OBJECTIVES: The first treatment strategy for brain metastases (BM) plays a pivotal role in the prognosis of patients. Among all strategies, stereotactic radiosurgery (SRS) is considered a promising therapy method. Therefore, we developed and validated a radiomics-based prediction pipeline to prospectively identify BM patients who are insensitive to SRS therapy, especially those who are at potential risk of progressive disease.

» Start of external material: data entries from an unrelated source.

namespace {
struct PinTable {
  std::mutex mu;
  struct Range { uintptr_t lo, hi; int refs; };
  std::vector<Range> ranges;
  static constexpr uintptr_t kPage = 4096;
  bool pin(void *p, size_t bytes) {
// ... 202 lines not shown
  if (e != hipSuccess) {
    set_error(kErrHip, hipGetErrorString(e));
    return kErrHip;
  }
  return kOk;
}

int spmv_acc_adaptive_plus_analyze(int m, int min_nnz_per_block, int threads_per_block, int vec_size,
                                   const int *h_rowptr, int *h_break_points, int bp_cap,
                                   int *h_first_block_of_row) {
  if (m < 0 || !h_rowptr || !h_break_points || !h_first_block_of_row || min_nnz_per_block <= 0 || vec_size <= 0 ||
      threads_per_block < vec_size) {
    set_error(kErrBadArgument, "spmv_acc_adaptive_plus_analyze: bad argument");
    return -2;
  }
  std::vector<int> bp, fbr;
  const int blocks = plus_analyze_host(m, min_nnz_per_block, threads_per_block, vec_size, h_rowptr, bp, fbr);
  if (static_cast<int>(bp.size()) > bp_cap) return -1;
  std::copy(bp.begin(), bp.end(), h_break_points);
  std::copy(fbr.begin(), fbr.end(), h_first_block_of_row);
  return blocks;
}

int spmv_acc_adaptive_plus_analyze_device(int m, int min_nnz_per_block, int threads_per_block, int vec_size,
                                          const int *d_rowptr, int *d_break_points, int bp_cap,
                                          int *d_first_block_of_row) {
  if (m < 0 || !d_rowptr || !d_break_points || !d_first_block_of_row || min_nnz_per_block <= 0 || vec_size <= 0 ||
      threads_per_block < vec_size || bp_cap < 1) {
    set_error(kErrBadArgument, "spmv_acc_adaptive_plus_analyze_device: bad argument");
    return -2;
  }
  return plus_analyze_device(m, min_nnz_per_block, threads_per_block, vec_size, d_rowptr, d_break_points, bp_cap,
                             d_first_block_of_row);
}

int spmv_acc_adaptive_plus_vec(int m, int nnz) { return plus_pick_vec(m, nnz); }

int spmv_acc_adaptive_branch(int m, int rp_quarter, int rp_half, int rp_three_quarter, int rp_last) {
  if (m <= 0) return 0;
  RowptrSamples s;
  s.q1 = rp_quarter;
  s.half = rp_half;
  s.q3 = rp_three_quarter;
  s.last = rp_last;
  return adaptive_branch(m, s);
}

int spmv_acc_partition_rows(int m, int parts, int mode, const int *h_rowptr, int *row_begin) {
  if (m < 0 || parts <= 0 || !row_begin || (mode == 1 && !h_rowptr)) {
    set_error(kErrBadArgument, "spmv_acc_partition_rows: bad argument");
    return kErrBadArgument;
  }
  row_begin[0] = 0;
  row_begin[parts] = m;
  if (mode == 0) {
    const long long per = (static_cast<long long>(m) + parts - 1) / parts;
    for (int p = 1; p < parts; ++p) row_begin[p] = static_cast<int>(std::min<long long>(per * p, m));
  } else {
    const long long nnz = h_rowptr[m];
    for (int p = 1; p < parts; ++p) {
      const long long target = nnz * p / parts;
      const int *it = std::lower_bound(h_rowptr, h_rowptr + m + 1, static_cast<int>(target));
      int r = static_cast<int>(it - h_rowptr);
      r = std::max(r, row_begin[p - 1]);
      row_begin[p] = std::min(r, m);
    }
  }
  return kOk;
}

int spmv_acc_sharded_spmv(void *nccl_comm, int strategy, double alpha, double beta, int m_local, int m_pad, int n, int nnz_local,
                          const int *h_rowptr, const int *d_rowptr, const int *d_colindex, const double *d_value, const double *dx,
                          double *dy_local, double *dy_full) {
  if (!nccl_comm || m_local < 0 || m_pad < m_local || m_pad <= 0 || !dy_local || !dy_full) {
    set_error(kErrBadArgument, "spmv_acc_sharded_spmv: bad argument");
    return kErrBadArgument;
  }
  const nccl_all_gather_t all_gather = resolve_all_gather();
  if (!all_gather) {
    set_error(kErrNoDevice, "spmv_acc_sharded_spmv: no RCCL found in the process (librccl.so.1 / librccl.so / SPMV_ACC_RCCL_LIB)");
    return kErrNoDevice;
  }
  clear_error();
  if (m_local > 0) run_spmv(strategy, 0, alpha, beta, m_local, n, nnz_local, h_rowptr, d_rowptr, d_colindex, d_value, dx, dy_local);
  if (last_error() != kOk) return last_error();
  const int rc = all_gather(dy_local, dy_full, static_cast<size_t>(m_pad), kNcclFloat64, nccl_comm, get_stream());
  if (rc != 0) {
    set_error(kErrHip, "spmv_acc_sharded_spmv: ncclAllGather failed (ncclResult " + std::to_string(rc) + ")");
    return kErrHip;
  }
  return kOk;
}

int spmv_acc_stage_csr(int m, int n, int nnz, const int *h_rowptr, const int *h_colindex, const double *h_value,
                       const double *h_x, const double *h_y, int **d_rowptr, int **d_colindex, double **d_value,
                       double **d_x, double **d_y) {
  if (m < 0 || n < 0 || nnz < 0 || !d_rowptr || !d_colindex || !d_value || !d_x || !d_y) {
    set_error(kErrBadArgument, "spmv_acc_stage_csr: bad argument");
    return kErrBadArgument;
  }
  Stager st;
  bool ok = st.ok;
  ok = ok && stage_one(st, h_rowptr, static_cast<size_t>(m) + 1, d_rowptr);
  ok = ok && stage_one(st, h_colindex, static_cast<size_t>(nnz), d_colindex);
  ok = ok && stage_one(st, h_value, static_cast<size_t>(nnz), d_value);
  ok = ok && stage_one(st, h_x, static_cast<size_t>(n), d_x);
  ok = ok && stage_one(st, h_y, static_cast<size_t>(m), d_y);
  ok = ok && hipStreamSynchronize(st.copy) == hipSuccess;
  if (!ok) {
    const hipError_t e = hipGetLastError();
    set_error(kErrHip, std::string("spmv_acc_stage_csr: ") + hipGetErrorString(e));
    return kErrHip;
  }
  return kOk;
}

int spmv_acc_free_device(void *p) {
  if (!p) return kOk;
  return hipFree(p) == hipSuccess ? kOk : kErrHip;
}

METHODS: A total of 337 BM patients (277, 30, and 30 in the training set, internal validation set, and external validation set, respectively) were enrolled in the study. 19,377 radiomics features (3 masks × 3 MRI sequences × 2153 features) extracted from 9 ROIs were filtered through LASSO and Max-Relevance and Min-Redundancy (mRMR) algorithms. The selected radiomics features were combined with 4 clinical features to construct a two-stage cascaded model for the prediction of BM patients' response to SRS therapy using SVM and an ensemble learning classifier. The performance of the model was evaluated by its accuracy, specificity, sensitivity, and AUC curve. RESULTS: Radiomics features were integrated with the clinical features of patients in our optimal model, which showed excellent discriminative performance in the training set (AUC: 0.95, 95% CI: 0.88-0.98). The model was also verified in the internal validation set and external validation set (AUC 0.93, 95% CI: 0.76-0.95 and AUC 0.90, 95% CI: 0.73-0.93, respectively). CONCLUSIONS: The proposed prediction pipeline could non-invasively predict the response to SRS therapy in patients with brain metastases thus assisting doctors to precisely designate individualized first treatment decisions. CLINICAL RELEVANCE STATEMENT: The proposed prediction pipeline combines the radiomics features of multi-modal MRI with clinical features to construct machine learning models that noninvasively predict the response of patients with brain metastases to stereotactic radiosurgery therapy, assisting neuro-oncologists to develop personalized first treatment plans. KEY POINTS: • The proposed prediction pipeline can non-invasively predict the response to SRS therapy. • The combination of multi-modality and multi-mask contributes significantly to the prediction. • The edema index also shows a certain predictive value.